Condo Conversions and the New Law’s Applicability
First, it should be emphasized that none of these new laws apply to condominiums in their direct relationships with unit owners; they only come into play in condos when individual unit owners rent out their units to subtenants. Just because the effects are indirect doesn’t make them less real, however. For example, the lengthened cure period on non-monetary defaults mentioned above can have a dramatic impact on other unit owners, and leaves boards powerless to do anything about it. After all, no court will sustain a fine against a unit owner who has done everything the law allows to curb the misbehavior of his or her tenant.
Second, as a result of the new law, building conversions from rental to condo now require 51 percent of the tenants in a converting rental building to buy their units. While effectively preventing the warehousing of empty units, this law makes it economically unfeasible for nearly any building to convert – except situations in which the other restrictions of the new law make private ownership of a building so untenable that the owner and the tenants negotiate a fire sale type conversion to co-op or condo ownership.

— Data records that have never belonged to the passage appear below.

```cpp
struct BitReader {
  const uint8_t* p;
  int64_t pos, end;
  uint64_t buf;
  int cnt;
  uint32_t sw0, sw1;
  int64_t spos;
  int scount;

  __device__ void init(const uint8_t* data, int64_t lo, int64_t hi) {
    p = data; pos = lo; end = hi; buf = 0; cnt = 0; scount = 0; spos = 0;
  }
  __device__ __forceinline__ void fill() {
    while (cnt <= 32) {
      if (pos + 4 <= end) {
        uint32_t w;
        if (scount > 0 && spos == pos) {
          w = sw0;
          sw0 = sw1;
          spos += 4;
          --scount;
        } else {
          scount = 0;
          w = (uint32_t)p[pos] | ((uint32_t)p[pos + 1] << 8) |
              ((uint32_t)p[pos + 2] << 16) | ((uint32_t)p[pos + 3] << 24);
          if (pos + 12 <= end) {
            sw0 = (uint32_t)p[pos + 4] | ((uint32_t)p[pos + 5] << 8) |
                  ((uint32_t)p[pos + 6] << 16) |
                  ((uint32_t)p[pos + 7] << 24);
            sw1 = (uint32_t)p[pos + 8] | ((uint32_t)p[pos + 9] << 8) |
                  ((uint32_t)p[pos + 10] << 16) |
                  ((uint32_t)p[pos + 11] << 24);
            spos = pos + 4;
            scount = 2;
          } else if (pos + 8 <= end) {
            sw0 = (uint32_t)p[pos + 4] | ((uint32_t)p[pos + 5] << 8) |
                  ((uint32_t)p[pos + 6] << 16) |
                  ((uint32_t)p[pos + 7] << 24);
            spos = pos + 4;
            scount = 1;
          }
        }
        uint32_t inv = ~w;
        if (!((inv - 0x01010101u) & ~inv & 0x80808080u)) {
          uint32_t be = __builtin_bswap32(w);
          buf |= (uint64_t)be << (32 - cnt);
          cnt += 32;
          pos += 4;
          continue;
        }
      }
      uint8_t b = 0;
      if (pos < end) {
        b = p[pos];
        if (b == 0xFF) {
          if (pos + 1 < end && p[pos + 1] == 0x00) {
            pos += 2;
          } else {
            pos = end;
            b = 0;
          }
        } else {
          pos += 1;
        }
      } else {
        buf |= 0;
        cnt += 8;
        continue;
      }
      buf |= (uint64_t)b << (56 - cnt);
      cnt += 8;
    }
  }
  __device__ __forceinline__ uint32_t peek(int n) {
    return (uint32_t)(buf >> (64 - n));
  }
  __device__ __forceinline__ void consume(int n) {
    buf <<= n;
    cnt -= n;
  }
};

__device__ __forceinline__ int huff_decode(BitReader& br,
                                           const JpegTables& t, int tid) {
  br.fill();
  uint32_t look = br.peek(8);
  int32_t hit = t.lut[tid * 256 + look];
  if (hit >= 0) {
    br.consume(hit >> 16);
    return hit & 0xFF;
  }
  for (int l = 9; l <= 16; ++l) {
    int32_t code = (int32_t)br.peek(l);
    int32_t mc = t.maxcode[tid * 18 + l];
    if (mc >= 0 && code <= mc) {
      br.consume(l);
      int idx = t.valptr[tid * 18 + l] + code - t.mincode[tid * 18 + l];
      return t.huffval[tid * 256 + idx];
    }
  }
  return -1;
}

__device__ __forceinline__ int receive_extend(BitReader& br, int s) {
  br.fill();
  int v = (int)br.peek(s);
  br.consume(s);
  if (v < (1 << (s - 1))) v += (-1 << s) + 1;
  return v;
}

template <bool NT>
__device__ __forceinline__ int decode_block(BitReader& br,
                                            const JpegTables& tabs,
                                            const float* __restrict__ q,
                                            int dc_t, int ac_t,
                                            float* __restrict__ out,
                                            int& pred) {
  int t = huff_decode(br, tabs, dc_t);
  if (t < 0 || t > 15) return 10;
  int diff = t ? receive_extend(br, t) : 0;
  pred += diff;
  if (NT) __builtin_nontemporal_store((float)pred * q[0], out);
  else out[0] = (float)pred * q[0];
  int kk = 1;
  while (kk < 64) {
    int rs = huff_decode(br, tabs, ac_t);
    if (rs < 0) return 11;
    int r = rs >> 4, sz = rs & 15;
    if (sz == 0) {
      if (r != 15) break;
      kk += 16;
    } else {
      kk += r;
      if (kk > 63) return 12;
      int v = receive_extend(br, sz);
      if (NT) __builtin_nontemporal_store((float)v * q[kk],
                                          out + ZIGZAG_NAT[kk]);
      else out[ZIGZAG_NAT[kk]] = (float)v * q[kk];
      ++kk;
    }
  }
  return 0;
}

template <bool NT>
__global__ void jpeg_huffman_kernel(
    const uint8_t* __restrict__ data, JpegTables tabs, JpegGeom g,
    const int32_t* __restrict__ seg_img, const int64_t* __restrict__ seg_pos,
    const int64_t* __restrict__ seg_end, const int32_t* __restrict__ seg_mcu0,
    const int32_t* __restrict__ seg_nmcu, float* __restrict__ coef,
    int32_t* __restrict__ status, int n_segs) {
  int s = blockIdx.x * blockDim.x + threadIdx.x;
  if (s >= n_segs) return;
  const int img = seg_img[s];
  const int bpm = g.bpm[img];
  const int ncomp = g.ncomp[img];

  BitReader br;
  br.init(data, seg_pos[s], seg_end[s]);

  const float* q0 = tabs.qtabs + (int64_t)g.comp_q[img * 3 + 0] * 64;
  const int dc0 = g.comp_dc[img * 3 + 0], ac0 = g.comp_ac[img * 3 + 0];
  const int rep0 = g.comp_h[img * 3 + 0] * g.comp_v[img * 3 + 0];
  const float* q1 = q0;
  const float* q2 = q0;
  int dc1 = 0, ac1 = 0, dc2 = 0, ac2 = 0;
  if (ncomp == 3) {
    q1 = tabs.qtabs + (int64_t)g.comp_q[img * 3 + 1] * 64;
    dc1 = g.comp_dc[img * 3 + 1];
    ac1 = g.comp_ac[img * 3 + 1];
    q2 = tabs.qtabs + (int64_t)g.comp_q[img * 3 + 2] * 64;
    dc2 = g.comp_dc[img * 3 + 2];
    ac2 = g.comp_ac[img * 3 + 2];
  }

  int pred0 = 0, pred1 = 0, pred2 = 0;
  const int mcu0 = seg_mcu0[s];
  const int nmcu = seg_nmcu[s];
  const int64_t blk0 = g.img_block0[img];

  for (int m = 0; m < nmcu; ++m) {
    float* mcu_out = coef + (blk0 + (int64_t)(mcu0 + m) * bpm) * 64;
    int rc = 0;
    for (int r = 0; r < rep0 && !rc; ++r, mcu_out += 64)
      rc = decode_block<NT>(br, tabs, q0, dc0, ac0, mcu_out, pred0);
    if (!rc && ncomp == 3) {
      rc = decode_block<NT>(br, tabs, q1, dc1, ac1, mcu_out, pred1);
      mcu_out += 64;
      if (!rc)
        rc = decode_block<NT>(br, tabs, q2, dc2, ac2, mcu_out, pred2);
    }
    if (rc) { status[s] = rc; return; }
  }
}


__global__ void jpeg_idct_kernel(const float* __restrict__ coef,
                                 JpegGeom g, uint8_t* __restrict__ samples,
                                 int n_imgs, int64_t block_total) {
  int64_t b = (int64_t)blockIdx.x * blockDim.x + threadIdx.x;
  if (b >= block_total) return;
  int lo = 0, hi = n_imgs - 1;
  while (lo < hi) {
    int mid = (lo + hi + 1) >> 1;
    if (g.img_block0[mid] <= b) lo = mid; else hi = mid - 1;
  }
  const int img = lo;
  const int bpm = g.bpm[img];
  const int64_t r = b - g.img_block0[img];
  const int m = (int)(r / bpm);
  const int k = (int)(r % bpm);
  const int km = g.kmap[img * 8 + k];
  const int c = km >> 8, v = (km >> 4) & 15, h = km & 15;
  const int mx = m % g.mcus_x[img];
  const int my = m / g.mcus_x[img];
  const int stride = g.samp_stride[img * 3 + c];
  uint8_t* dst = samples + g.samp_off[img * 3 + c] +
                 ((int64_t)(my * g.comp_v[img * 3 + c] + v) * 8) * stride +
                 (int64_t)(mx * g.comp_h[img * 3 + c] + h) * 8;

  const float* C = coef + b * 64;
  float tmp[64];
#pragma unroll
  for (int vv = 0; vv < 8; ++vv) {
#pragma unroll
    for (int x = 0; x < 8; ++x) {
      float acc = 0.f;
#pragma unroll
      for (int u = 0; u < 8; ++u) acc += C[vv * 8 + u] * IDCT_B[u][x];
      tmp[vv * 8 + x] = acc;
    }
  }
#pragma unroll
  for (int y = 0; y < 8; ++y) {
    uint8_t row[8];
#pragma unroll
    for (int x = 0; x < 8; ++x) {
      float acc = 0.f;
#pragma unroll
      for (int vv = 0; vv < 8; ++vv) acc += tmp[vv * 8 + x] * IDCT_B[vv][y];
      int pix = __float2int_rn(acc) + 128;
      row[x] = (uint8_t)min(255, max(0, pix));
    }
    *(uint64_t*)(dst + (int64_t)y * stride) = *(const uint64_t*)row;
  }
// ... 147 lines not shown
      rpix[k] = ((float)min(255, max(0, rv)) * scale - m0) * s0;
      gpix[k] = ((float)min(255, max(0, gv)) * scale - m1) * s1;
      bpix[k] = ((float)min(255, max(0, bv)) * scale - m2) * s2;
    }
    float* dr = dst + pix0;
    float* dg = dst + plane + pix0;
    float* db = dst + 2 * plane + pix0;
    if (cnt == 4 && ((pix0 & 3) == 0)) {
      *(float4*)dr = make_float4(rpix[0], rpix[1], rpix[2], rpix[3]);
      *(float4*)dg = make_float4(gpix[0], gpix[1], gpix[2], gpix[3]);
      *(float4*)db = make_float4(bpix[0], bpix[1], bpix[2], bpix[3]);
    } else {
      for (int k = 0; k < cnt; ++k) {
        dr[k] = rpix[k];
        dg[k] = gpix[k];
        db[k] = bpix[k];
      }
    }
  }
}


static JpegTables make_tables(const py::dict& d) {
  JpegTables t;
  t.lut = d["lut"].cast<torch::Tensor>().data_ptr<int32_t>();
  t.maxcode = d["maxcode"].cast<torch::Tensor>().data_ptr<int32_t>();
  t.mincode = d["mincode"].cast<torch::Tensor>().data_ptr<int32_t>();
  t.valptr = d["valptr"].cast<torch::Tensor>().data_ptr<int32_t>();
  t.huffval = d["huffval"].cast<torch::Tensor>().data_ptr<uint8_t>();
  t.qtabs = d["qtabs"].cast<torch::Tensor>().data_ptr<float>();
  return t;
}

static JpegGeom make_geom(const py::dict& d) {
  JpegGeom g;
  g.comp_h = d["comp_h"].cast<torch::Tensor>().data_ptr<int32_t>();
  g.comp_v = d["comp_v"].cast<torch::Tensor>().data_ptr<int32_t>();
  g.comp_q = d["comp_q"].cast<torch::Tensor>().data_ptr<int32_t>();
  g.comp_dc = d["comp_dc"].cast<torch::Tensor>().data_ptr<int32_t>();
  g.comp_ac = d["comp_ac"].cast<torch::Tensor>().data_ptr<int32_t>();
  g.samp_off = d["samp_off"].cast<torch::Tensor>().data_ptr<int64_t>();
  g.samp_stride = d["samp_stride"].cast<torch::Tensor>().data_ptr<int32_t>();
  g.mcus_x = d["mcus_x"].cast<torch::Tensor>().data_ptr<int32_t>();
  g.mcus_y = d["mcus_y"].cast<torch::Tensor>().data_ptr<int32_t>();
  g.ncomp = d["ncomp"].cast<torch::Tensor>().data_ptr<int32_t>();
  g.width = d["width"].cast<torch::Tensor>().data_ptr<int32_t>();
  g.height = d["height"].cast<torch::Tensor>().data_ptr<int32_t>();
  g.img_block0 = d["img_block0"].cast<torch::Tensor>().data_ptr<int64_t>();
  g.bpm = d["bpm"].cast<torch::Tensor>().data_ptr<int32_t>();
  g.kmap = d["kmap"].cast<torch::Tensor>().data_ptr<int32_t>();
  return g;
}

void jpeg_decode_batch(torch::Tensor data, py::dict meta, torch::Tensor coef,
                       torch::Tensor samples, torch::Tensor out,
                       torch::Tensor out_off, torch::Tensor status) {
  TORCH_CHECK(data.is_cuda() && coef.is_cuda() && samples.is_cuda() &&
              out.is_cuda());
  JpegTables tabs = make_tables(meta);
  JpegGeom g = make_geom(meta);
  auto seg_img = meta["seg_img"].cast<torch::Tensor>();
  auto seg_pos = meta["seg_pos"].cast<torch::Tensor>();
  auto seg_end = meta["seg_end"].cast<torch::Tensor>();
  auto seg_mcu0 = meta["seg_mcu0"].cast<torch::Tensor>();
  auto seg_nmcu = meta["seg_nmcu"].cast<torch::Tensor>();
  int n_segs = (int)seg_img.numel();
  int n_imgs = (int)meta["width"].cast<torch::Tensor>().numel();
  int64_t block_total = coef.numel() / 64;
  hipStream_t stream = c10::hip::getCurrentHIPStream();

  static const bool use_nt = [] {
    const char* e = getenv("PSA_JPEG_NT");
    return e && e[0] == '1';
  }();
  if (use_nt)
    hipLaunchKernelGGL(jpeg_huffman_kernel<true>,
                       dim3((n_segs + 63) / 64), dim3(64), 0, stream,
                       data.data_ptr<uint8_t>(), tabs, g,
                       seg_img.data_ptr<int32_t>(),
                       seg_pos.data_ptr<int64_t>(),
                       seg_end.data_ptr<int64_t>(),
                       seg_mcu0.data_ptr<int32_t>(),
                       seg_nmcu.data_ptr<int32_t>(), coef.data_ptr<float>(),
                       status.data_ptr<int32_t>(), n_segs);
  else
    hipLaunchKernelGGL(jpeg_huffman_kernel<false>,
                       dim3((n_segs + 63) / 64), dim3(64), 0, stream,
                       data.data_ptr<uint8_t>(), tabs, g,
                       seg_img.data_ptr<int32_t>(),
                       seg_pos.data_ptr<int64_t>(),
                       seg_end.data_ptr<int64_t>(),
                       seg_mcu0.data_ptr<int32_t>(),
                       seg_nmcu.data_ptr<int32_t>(), coef.data_ptr<float>(),
                       status.data_ptr<int32_t>(), n_segs);

  hipLaunchKernelGGL(jpeg_idct_kernel,
                     dim3((unsigned)((block_total + 255) / 256)), dim3(256),
                     0, stream, coef.data_ptr<float>(), g,
                     samples.data_ptr<uint8_t>(), n_imgs, block_total);

  int64_t avg_bytes = n_imgs > 0 ? out.numel() / n_imgs : 0;
  int64_t est_blocks = (avg_bytes / 12 + 255) / 256;
  int grid_x = (int)std::min<int64_t>(std::max<int64_t>(est_blocks, 1), 2048);
  hipLaunchKernelGGL(jpeg_color_kernel, dim3(grid_x, n_imgs), dim3(256), 0,
                     stream, samples.data_ptr<uint8_t>(), g,
                     out.data_ptr<uint8_t>(), out_off.data_ptr<int64_t>(),
                     n_imgs);
}

void jpeg_decode_fused_batch(torch::Tensor data, py::dict meta,
                             torch::Tensor coef, torch::Tensor samples,
                             torch::Tensor out, torch::Tensor out_off,
                             torch::Tensor mean, torch::Tensor inv_std,
                             double scale, torch::Tensor status) {
  TORCH_CHECK(data.is_cuda() && coef.is_cuda() && samples.is_cuda() &&
              out.is_cuda() && out.scalar_type() == torch::kFloat32);
  TORCH_CHECK(mean.is_cuda() && inv_std.is_cuda() &&
              mean.numel() == 3 && inv_std.numel() == 3);
  JpegTables tabs = make_tables(meta);
  JpegGeom g = make_geom(meta);
  auto seg_img = meta["seg_img"].cast<torch::Tensor>();
  auto seg_pos = meta["seg_pos"].cast<torch::Tensor>();
  auto seg_end = meta["seg_end"].cast<torch::Tensor>();
  auto seg_mcu0 = meta["seg_mcu0"].cast<torch::Tensor>();
  auto seg_nmcu = meta["seg_nmcu"].cast<torch::Tensor>();
  int n_segs = (int)seg_img.numel();
  int n_imgs = (int)meta["width"].cast<torch::Tensor>().numel();
  int64_t block_total = coef.numel() / 64;
  hipStream_t stream = c10::hip::getCurrentHIPStream();

  static const bool use_nt = [] {
    const char* e = getenv("PSA_JPEG_NT");
    return e && e[0] == '1';
  }();
  if (use_nt)
    hipLaunchKernelGGL(jpeg_huffman_kernel<true>,
                       dim3((n_segs + 63) / 64), dim3(64), 0, stream,
                       data.data_ptr<uint8_t>(), tabs, g,
                       seg_img.data_ptr<int32_t>(),
                       seg_pos.data_ptr<int64_t>(),
                       seg_end.data_ptr<int64_t>(),
                       seg_mcu0.data_ptr<int32_t>(),
                       seg_nmcu.data_ptr<int32_t>(), coef.data_ptr<float>(),
                       status.data_ptr<int32_t>(), n_segs);
  else
    hipLaunchKernelGGL(jpeg_huffman_kernel<false>,
                       dim3((n_segs + 63) / 64), dim3(64), 0, stream,
                       data.data_ptr<uint8_t>(), tabs, g,
                       seg_img.data_ptr<int32_t>(),
                       seg_pos.data_ptr<int64_t>(),
                       seg_end.data_ptr<int64_t>(),
                       seg_mcu0.data_ptr<int32_t>(),
                       seg_nmcu.data_ptr<int32_t>(), coef.data_ptr<float>(),
                       status.data_ptr<int32_t>(), n_segs);

  hipLaunchKernelGGL(jpeg_idct_kernel,
                     dim3((unsigned)((block_total + 255) / 256)), dim3(256),
                     0, stream, coef.data_ptr<float>(), g,
                     samples.data_ptr<uint8_t>(), n_imgs, block_total);

  int64_t avg_px = n_imgs > 0 ? out.numel() / (3 * n_imgs) : 0;
  int64_t est_blocks = (avg_px / 4 + 255) / 256;
  int grid_x = (int)std::min<int64_t>(std::max<int64_t>(est_blocks, 1), 2048);
  hipLaunchKernelGGL(jpeg_color_norm_kernel, dim3(grid_x, n_imgs), dim3(256),
                     0, stream, samples.data_ptr<uint8_t>(), g,
                     out.data_ptr<float>(), out_off.data_ptr<int64_t>(),
                     mean.data_ptr<float>(), inv_std.data_ptr<float>(),
                     (float)scale, n_imgs);
}

}
```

Possible Solution: Rehabilitation, Demolition & New Construction
The new laws do not touch the old doctrines of demolition, substantial rehabilitation, and new construction. Theoretically, any building can be subject to demolition – but the procedure required to effect that through the state agencies remains arduous. In the few months since the law’s passage, substantial rehabilitation (which on the practical level means the gut renovation of distressed buildings) has created a heated market in empty or nearly-empty distressed buildings. Where the developer can show a brand-new gut renovation, the building is exempt from any rent regulation at all. Brand-new construction enjoys the same kind of exemption.
In Closing…
Clearly, this article leaves open some questions on whether and how these new laws may (or may not) apply to co-op and condo communities. Various state agencies have promised to release their interpretations, but as the only state agency directly regulating cooperatives and condominiums, the Attorney General will have the most persuasive advice to offer. However, some of these laws were actually designed for rent regulated housing and any advice the state’s Division of Housing and Community Renewal may eventually offer could prove persuasive in co-ops and condos as well. Ultimately, the only truly reliable interpretations are going to come from the courts as these laws are applied, tested, and potentially challenged.
Adam Leitman Bailey is a New York City-based attorney specializing in co-op and condo law.